說是半年,但蕭恆德知道,已經是往多了報了,他抬頭朝糧倉周圍的人看去,永州當地官員心虛得低下頭顱,便是四姓漢將也都撇開了視線。
“你們...好啊...真是大遼的忠臣啊!”蕭恆德哪里還不明白,永州城中虛報的糧食,怕都進了他們這些人的口袋了。
“將軍,此事,下官們也不知道,都是底下人瞞著下官做的,將軍明查!”永州當地官吏還要狡辯。
眼下宋軍攻城,蕭恆德也沒有時間和精力去徹查此事,他深吸了一口氣,“都去給本將守城,要守不住,大家一起死!”
“是,是,下官這就去,這就去!”
看著他們離開的身影,蕭恆德朝副將吩咐道:“剩下的糧草,優先保障契丹軍,漢軍減量供應,或者摻些馬料,反正糧倉什么情況大家也都知道!”
“是,”副將頷首,卻又擔憂道:“將軍,還有永州城中這些百姓,當真不管他們”
永州城中有五千平民,因為戰事又有約三千避難者入城,眼下可有八千人擠在城中,不給糧的話,就怕有暴動啊!
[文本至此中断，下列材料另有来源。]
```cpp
template <bool kZeroPad, bool kSelfHalo, int kLinesPerSync, bool kInline, bool kStream>
__device__ __forceinline__ void fused_items(const KArgs& a, double* smem) {
    double* sTab = smem;
    double* sRec = sTab + 2 * kLinesPerSync * kTabPad;
    double* sW = sRec + a.ncl_cap * kRecStride;
    double* sRed = sW + (2 * a.n_cap + 8);
    double* sWt = sRed + kRedDoubles;
    double* sF = sWt + 64 * VT_INODES;
    int* sNext = reinterpret_cast<int*>(sRed + 3 * kWaves);

    const int tid0 = threadIdx.x;
    double* sT = sF;
    constexpr int kTRegs = (VT_NY * VT_NTOT + kBlock - 1) / kBlock;
    constexpr int kRecRegs = 2;
    constexpr bool selfHalo = kSelfHalo;
    constexpr bool kPreMask = kSelfHalo && !kInline;
    static_assert(kLinesPerSync * kTabPad >= kBlock, "the node sums fit the idle half of the folded tables");
    if (kFarInterp) sWt[(tid0 & 7) * 64 + (tid0 >> 3)] = a.wtab[tid0];
    const int recTotal = a.ncl_cap * kRecStride, tapTotal = 2 * a.n_cap + 8;
    const int xcd = kStream ? xcd_id() : 0;
    const int nItems = kStream ? stream_rows_of(a.nrows, xcd, kXcds) * a.ntiles : a.nitems;

    constexpr bool kOrdered = kSelfHalo && !kInline && !kStream;
    auto item_of = [&](int t) -> int {
        if (kStream) { const int j = t / a.ntiles; return stream_row(xcd, j, kXcds) * a.ntiles + (t - j * a.ntiles); }
        return (kOrdered && a.order) ? a.order[t] : t;
    };
    constexpr bool kDeferTicket = kOrdered || kStream;
    int w;
    unsigned int* const queue = kStream ? &a.sctl->queue[xcd] : a.queue;
    const int firstTickets = kStream ? 0 : (int)gridDim.x;
    if (kStream) {
        if (tid0 == 0) sNext[0] = (int)atomicAdd(queue, 1u);
        __syncthreads();
        const int t = sNext[0];
        __syncthreads();
        if (t >= nItems) {
            stream_exit(a, tid0);
            return;
        }
        w = item_of(t);
        stream_wait_ready(a, w / a.ntiles, 0u);
    } else {
        w = item_of(blockIdx.x);
    }
    ItemLoads L;
    request_item<kZeroPad, kSelfHalo, kInline, kStream>(a, w, tid0, L);

    while (true) {
        int tid = tid0;
        asm volatile("" : "+v"(tid));
        const bool hasCoef = tid < VT_NTOT;
        const int coefPos = tid + (tid >= VT_Z0_OFF ? 1 : 0) + (tid >= VT_ZF_OFF ? 1 : 0);
        const bool coreCoef = tid < VT_NCORE;
        const int s = w / a.ntiles;
        const int tileIdx = w - s * a.ntiles;
        const int t0 = tileIdx * a.tile;
        const int tlen = min(a.tile, a.npix - t0);
        const int ext0 = selfHalo ? 0 : t0 - a.n_cap;
        const int extCount = tlen + 2 * a.n_cap;
        double nu[kPpt], tau[kPpt];
#pragma unroll
        for (int j = 0; j < kPpt; ++j) {
            const int idx = tid + j * kBlock;
            const int e = ext0 + idx;
            const bool zero = kZeroPad && !selfHalo && (e < 0 || e >= a.npix);
            nu[j] = L.nu[j];
            tau[j] = (zero && idx < extCount) ? INFINITY : 0.0;
        }
        const double nuNode = L.nuNode;
        double farNode = 0.0;
        unsigned long long segOk = 0;
        if (kFarInterp && !kPreMask) {
            const int wv = tid >> 6;
#pragma unroll
            for (int j = 0; j < kPpt; ++j) segOk |= ((L.tileMask >> (wv + 8 * j)) & 1ULL) << (8 * j);
            segOk = uniform64(segOk);
        }
        const int wvU = kPreMask ? __builtin_amdgcn_readfirstlane(tid >> 6) : 0;
        SampleHdr hd;
        SampleHdr* sHdr = reinterpret_cast<SampleHdr*>(sRed + 2 * kWaves);
        static_assert(sizeof(SampleHdr) <= kWaves * sizeof(double), "header fits the scratch slot");
        if (kInline) {
            if (tid < 64) setup_sample<kZeroPad>(a, s, tid, sRec, sW, true, sHdr, tileIdx == 0, false);
        } else {
            hd = L.hd;
#pragma unroll
            for (int i = 0; i < kRecRegs; ++i)
                if (tid + i * kBlock < recTotal) sRec[tid + i * kBlock] = L.rreg[i];
            if (recTotal > kRecRegs * kBlock) {
                const double* gr = a.recs + (size_t)s * (kStream ? a.rec_stride : recTotal);
                for (int i = tid + kRecRegs * kBlock; i < recTotal; i += kBlock) sRec[i] = gr[i];
            }
            if (tid < tapTotal) sW[tid] = L.tapreg;
            if (tapTotal > kBlock) {
                const double* gt = a.taps + (kStream ? (size_t)s * a.tap_stride : (a.taps_shared ? 0 : (size_t)s * tapTotal));
                for (int i = tid + kBlock; i < tapTotal; i += kBlock) sW[i] = gt[i];
            }
        }
#pragma unroll
        for (int i = 0; i < kTRegs; ++i) {
            const int idx = tid + i * kBlock;
            if (idx < VT_NY * VT_NTOT) sT[idx] = L.treg[i];
        }
        int tHeld = nItems, wHeld = 0;
        unsigned stHeld = 0u;
        if (tid == 0) {
            tHeld = a.persist ? firstTickets + (int)atomicAdd(queue, 1u) : nItems;
            if (kOrdered) wHeld = (tHeld < nItems) ? item_of(tHeld) : 0;
            else if (kStream) {
                wHeld = (tHeld < nItems) ? item_of(tHeld) : 0;
                if (tHeld < nItems) stHeld = __hip_atomic_load(a.ready + wHeld / a.ntiles, __ATOMIC_RELAXED, __HIP_MEMORY_SCOPE_AGENT);
            } else { sNext[0] = tHeld; sNext[1] = tHeld; }
        }

        __syncthreads();
        if (kInline) hd = *sHdr;
        const double cont = kStream ? __builtin_bit_cast(double, uniform64(__builtin_bit_cast(unsigned long long, hd.cont))) : hd.cont;
        const double bot = kStream ? __builtin_bit_cast(double, uniform64(__builtin_bit_cast(unsigned long long, hd.bot))) : hd.bot;
        const int ncl = kStream ? min(max(hd.ncl, 0), a.ncl_cap) : hd.ncl, n = kStream ? min(max(hd.n, 0), a.n_cap) : hd.n;
        const bool bad = hd.bad != 0;
        const int shift = a.n_cap - n;
        int tNext = 0, wNext = 0;
        if (!kDeferTicket) {
            tNext = __builtin_amdgcn_readfirstlane(sNext[0]);
            wNext = __builtin_amdgcn_readfirstlane(sNext[1]);
        }
        int buf = 0;
        const int ncl_run = ncl;
        for (int cl0 = 0; cl0 < ncl_run; cl0 += kLinesPerSync) {
            if (4 * cl0 < ncl_run) __builtin_amdgcn_s_setprio(3);
            else if (4 * cl0 < 2 * ncl_run) __builtin_amdgcn_s_setprio(2);
            else if (4 * cl0 < 3 * ncl_run) __builtin_amdgcn_s_setprio(1);
            else __builtin_amdgcn_s_setprio(0);
            double* tabs = sTab + buf * (kLinesPerSync * kTabPad);
            if (hasCoef) {
                double Tn[VT_NY];
#pragma unroll
                for (int nn = 0; nn < VT_NY; ++nn) Tn[nn] = sT[nn * VT_NTOT + tid];
                double fy[kLinesPerSync], fs[kLinesPerSync], fc[kLinesPerSync];
#pragma unroll
                for (int l = 0; l < kLinesPerSync; ++l) {
                    const double* rec = sRec + min(cl0 + l, ncl_run - 1) * kRecStride;
                    fy[l] = rec[3];
                    fs[l] = coreCoef ? rec[4] : rec[5];
                    fc[l] = Tn[VT_NY - 1];
                }
#pragma unroll
                for (int nn = VT_NY - 2; nn >= 0; --nn) {
#pragma unroll
                    for (int l = 0; l < kLinesPerSync; ++l) fc[l] = fma(fc[l], fy[l], Tn[nn]);
                    __builtin_amdgcn_sched_barrier(0);
                }
#pragma unroll
                for (int l = 0; l < kLinesPerSync; ++l) tabs[l * kTabPad + coefPos] = fc[l] * fs[l];
            } else if (tid >= kBlock - 64 && tid < kBlock - 64 + 3) {
                const int which = tid - (kBlock - 64);
                const int src = (which == 0) ? 7 : which - 1;
#pragma unroll
                for (int l = 0; l < kLinesPerSync; ++l)
                    tabs[l * kTabPad + kLineLds + which] = sRec[min(cl0 + l, ncl_run - 1) * kRecStride + src];
            }
            __syncthreads();
            buf ^= 1;
            const int lmax = __builtin_amdgcn_readfirstlane(min(kLinesPerSync, ncl_run - cl0));
#pragma unroll 1
            for (int l = 0; l < lmax; ++l) eval_line<kPreMask>(tabs + l * kTabPad, nu, tau, nuNode, farNode, segOk, wvU);
        }
        if (hd.ngeneral > 0 && ncl_run > 0) eval_general_lines(sRec, ncl, nu, tau);
        __builtin_amdgcn_s_setprio(0);
        double wrow[VT_INODES];
        double* sFar = kPreMask ? sTab + buf * (kLinesPerSync * kTabPad) + 8 * (tid >> 6) : sTab + (tid >> 6) * 64;
        constexpr int kFarSlot = kPreMask ? 64 : 8;
        if (kFarInterp) {
            if (kPreMask) sTab[buf * (kLinesPerSync * kTabPad) + tid] = farNode;
            __syncthreads();
            if (!kPreMask) sFar[tid & 63] = farNode;
#pragma unroll
            for (int k = 0; k < VT_INODES; ++k) wrow[k] = sWt[k * 64 + (tid & 63)];
        }
        const int extTight = tlen + 2 * n;
        const int posBody = tile_pos(selfHalo ? tid + n : tid - shift);
        const int posLow = tile_pos(tid + n + a.npix), posHigh = tile_pos(tid + n - a.npix);
        static_assert(kBlock % 8 == 0, "tile_pos(i + kBlock) == tile_pos(i) + kBlock / 8");
        static_assert(kPpt % 2 == 0, "pixels are processed in pairs");
#pragma unroll
        for (int j0 = 0; j0 < kPpt; j0 += 2) {
            double fl[2];
#pragma unroll
            for (int jj = 0; jj < 2; ++jj) {
                const int j = j0 + jj;
                double tj = tau[j];
                if (kFarInterp) {
                    double add = 0.0;
#pragma unroll
                    for (int k = 0; k < VT_INODES; ++k) add = fma(wrow[k], sFar[kFarSlot * j + k], add);
                    tj += add;
                }
                fl[jj] = exp_neg(tj);
            }
#pragma unroll
            for (int jj = 0; jj < 2; ++jj) {
                const int j = j0 + jj;
                if (selfHalo) {
                    const int p = tid + j * kBlock;
                    if (p < a.npix) {
                        sF[posBody + (kBlock / 8) * j] = fl[jj];
                        if (j * kBlock < n && p < n) sF[posLow + (kBlock / 8) * j] = kZeroPad ? 0.0 : fl[jj];
                        if ((j + 1) * kBlock > a.npix - n && p >= a.npix - n) sF[posHigh + (kBlock / 8) * j] = kZeroPad ? 0.0 : fl[jj];
                    }
                } else {
                    const int pos = tid + j * kBlock - shift;
                    if (pos >= 0 && pos < extTight) sF[posBody + (kBlock / 8) * j] = fl[jj];
                }
            }
            __builtin_amdgcn_sched_barrier(0);
            asm volatile("" ::: "memory");
        }
        if (tid < kTileSlack) {
            double zero = 0.0;
            asm volatile("" : "+v"(zero));
            sF[tile_pos(extTight + tid)] = zero;
        }
        if (kDeferTicket && tid == 0) { sNext[0] = tHeld; sNext[1] = wHeld; if (kStream) sNext[2] = (int)stHeld; }
        __syncthreads();
        if (kDeferTicket) {
            tNext = __builtin_amdgcn_readfirstlane(sNext[0]);
            wNext = __builtin_amdgcn_readfirstlane(sNext[1]);
        }
        unsigned stampNext = 0u;
        if (kStream) stampNext = (unsigned)__builtin_amdgcn_readfirstlane(sNext[2]);

        double acc = 0.0, nnz = 0.0, c4 = 0.0, c5 = 0.0;
        const int base = 8 * tid;
        const bool reduces = (a.mode == kModeLogL || a.mode == kModeChi2);
        if (base < tlen) {
            const size_t o0 = (size_t)(t0 + base);
            double ob[8], is2[8], lg[8];
#pragma unroll
            for (int m = 0; m < 8; ++m) { ob[m] = a.obj[o0 + m]; is2[m] = a.ispec2[o0 + m]; lg[m] = a.lgis[o0 + m]; }
            double win[8], top[8];
            const double* fp = sF + tid;
#pragma unroll
            for (int m = 0; m < 8; ++m) { win[m] = fp[m * kPlaneStride]; top[m] = 0.0; }
            const double* wp = sW;
            const int ntaps = 2 * n + 1;
            for (int q0 = 0; q0 + 8 <= ntaps; q0 += 8) {
                ++fp;
#pragma unroll
                for (int r = 0; r < 8; ++r) {
                    const double wgt = wp[r];
#pragma unroll
                    for (int m = 0; m < 8; ++m) top[m] = fma(win[(m + r) & 7], wgt, top[m]);
                    win[r] = fp[r * kPlaneStride];
                }
                wp += 8;
            }
            {
                const int rem = ntaps & 7;
                ++fp;
#pragma unroll
                for (int r = 0; r < 7; ++r) {
                    if (r >= rem) break;
                    const double wgt = wp[r];
#pragma unroll
                    for (int m = 0; m < 8; ++m) top[m] = fma(win[(m + r) & 7], wgt, top[m]);
                    win[r] = fp[r * kPlaneStride];
                }
            }
            const double ibot = 1.0 / bot;
            const bool plainLogL = !kZeroPad && a.mode == kModeLogL && !a.asymm && a.model == nullptr;
            if (plainLogL) {
                if (!bad) {
#pragma unroll
                    for (int m = 0; m < 8; ++m) {
                        double mval = top[m] * ibot;
                        mval *= cont;
                        const double d = ob[m] - mval;
                        double term = is2[m] * (d * d);
                        term = (term - lg[m]) + a.log2pi;
                        acc += (base + m < tlen && !isnan(term)) ? term : 0.0;
                    }
                }
            } else if (!kZeroPad && a.mode != kModeLogL && a.mode != kModeChi2 && a.model != nullptr) {
                double* mrow = a.model + (size_t)s * a.npix + t0 + base;
#pragma unroll
                for (int m = 0; m < 8; ++m) {
                    double mval = top[m] * ibot;
                    mval *= cont;
                    if (bad) mval = NAN;
                    if (base + m < tlen) mrow[m] = mval;
                }
            } else
#pragma unroll
            for (int m = 0; m < 8; ++m) {
                const int i = base + m;
                const bool live = i < tlen;
                const int pix = t0 + i;
                double mval = kZeroPad ? top[m] : top[m] * ibot;
                if (kZeroPad && (pix < n || pix >= a.npix - n)) mval = sF[tile_pos(min(i, tlen - 1) + n)];
                mval *= cont;
                if (bad) mval = NAN;
                if (a.model && live) a.model[(size_t)s * a.npix + pix] = mval;
                if (reduces) {
                    const double d = ob[m] - mval;
                    double term = is2[m] * (d * d);
                    if (a.mode == kModeLogL) term = (term - lg[m]) + a.log2pi;
// ... 393 lines not shown
```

蕭恆德也明白,想了片刻后道:“那便這樣,讓人挨家挨戶搜糧,跟百姓說,借糧助軍,站后三倍償還,搜得的糧食同官倉的集中至內城軍營,契丹軍民,每日配給半斤糧,漢人軍民,每日配給三兩,摻入些麩皮,草籽,吊著命就行,至於老弱病殘這些沒用的...”
副將聽到這兒,心跳得越來越快,將軍這番打算,這些沒用的人,不會...不會...
“放他們一條生路,將他們趕出城去,宋軍糧草多,就讓他們去問宋軍討食吃!”
蕭恆德這話說完,副將不知怎的鬆了一口氣,但同時卻也有疑問,“可要是這樣,不就告訴宋軍,咱們永州糧草不夠”
“不,我們是因為不忍這些人受戰事連累,才放他們出城,而不是因為糧草,”蕭恆德越想越覺得可行,“驅趕也不是一下子將他們全部趕出去,而是分批,讓宋軍無法判斷城內糧食情況。”
“可宋軍會...”
“這就是他們的問題了,”蕭恆德臉上浮現一抹嘲意,“云州不是接收我遼國叛徒嗎那就看看,交戰之際,這些滿口仁義道德的宋人,會不會接收永州出去的人了!”
蕭恆德的命令很快被執行起來,拿著武器的遼軍沖入尋常百姓家,搜出存糧集中於內城軍營,每日供給軍民,以節省糧草。
於此同時,城中所有鐵匠鋪也被強制徵用,防的就是百姓私造武器用來反抗。
而城中老弱病殘,尤其是重病的、重傷的、極度年老的,也在一個晚上,永州打開城門,將他們驅趕了出去。
“大遼皇帝仁德,開恩放你等一條生路,快去宋營乞食吧!”城墻上的士兵高聲喊道。
為了防止城內恐慌,蕭恆德也派人解釋,城里糧草還多得很,不過是為了方便管理才集中到一處,放出去的人是得了瘟疫了,總不能讓他們傳染一城的百姓吧!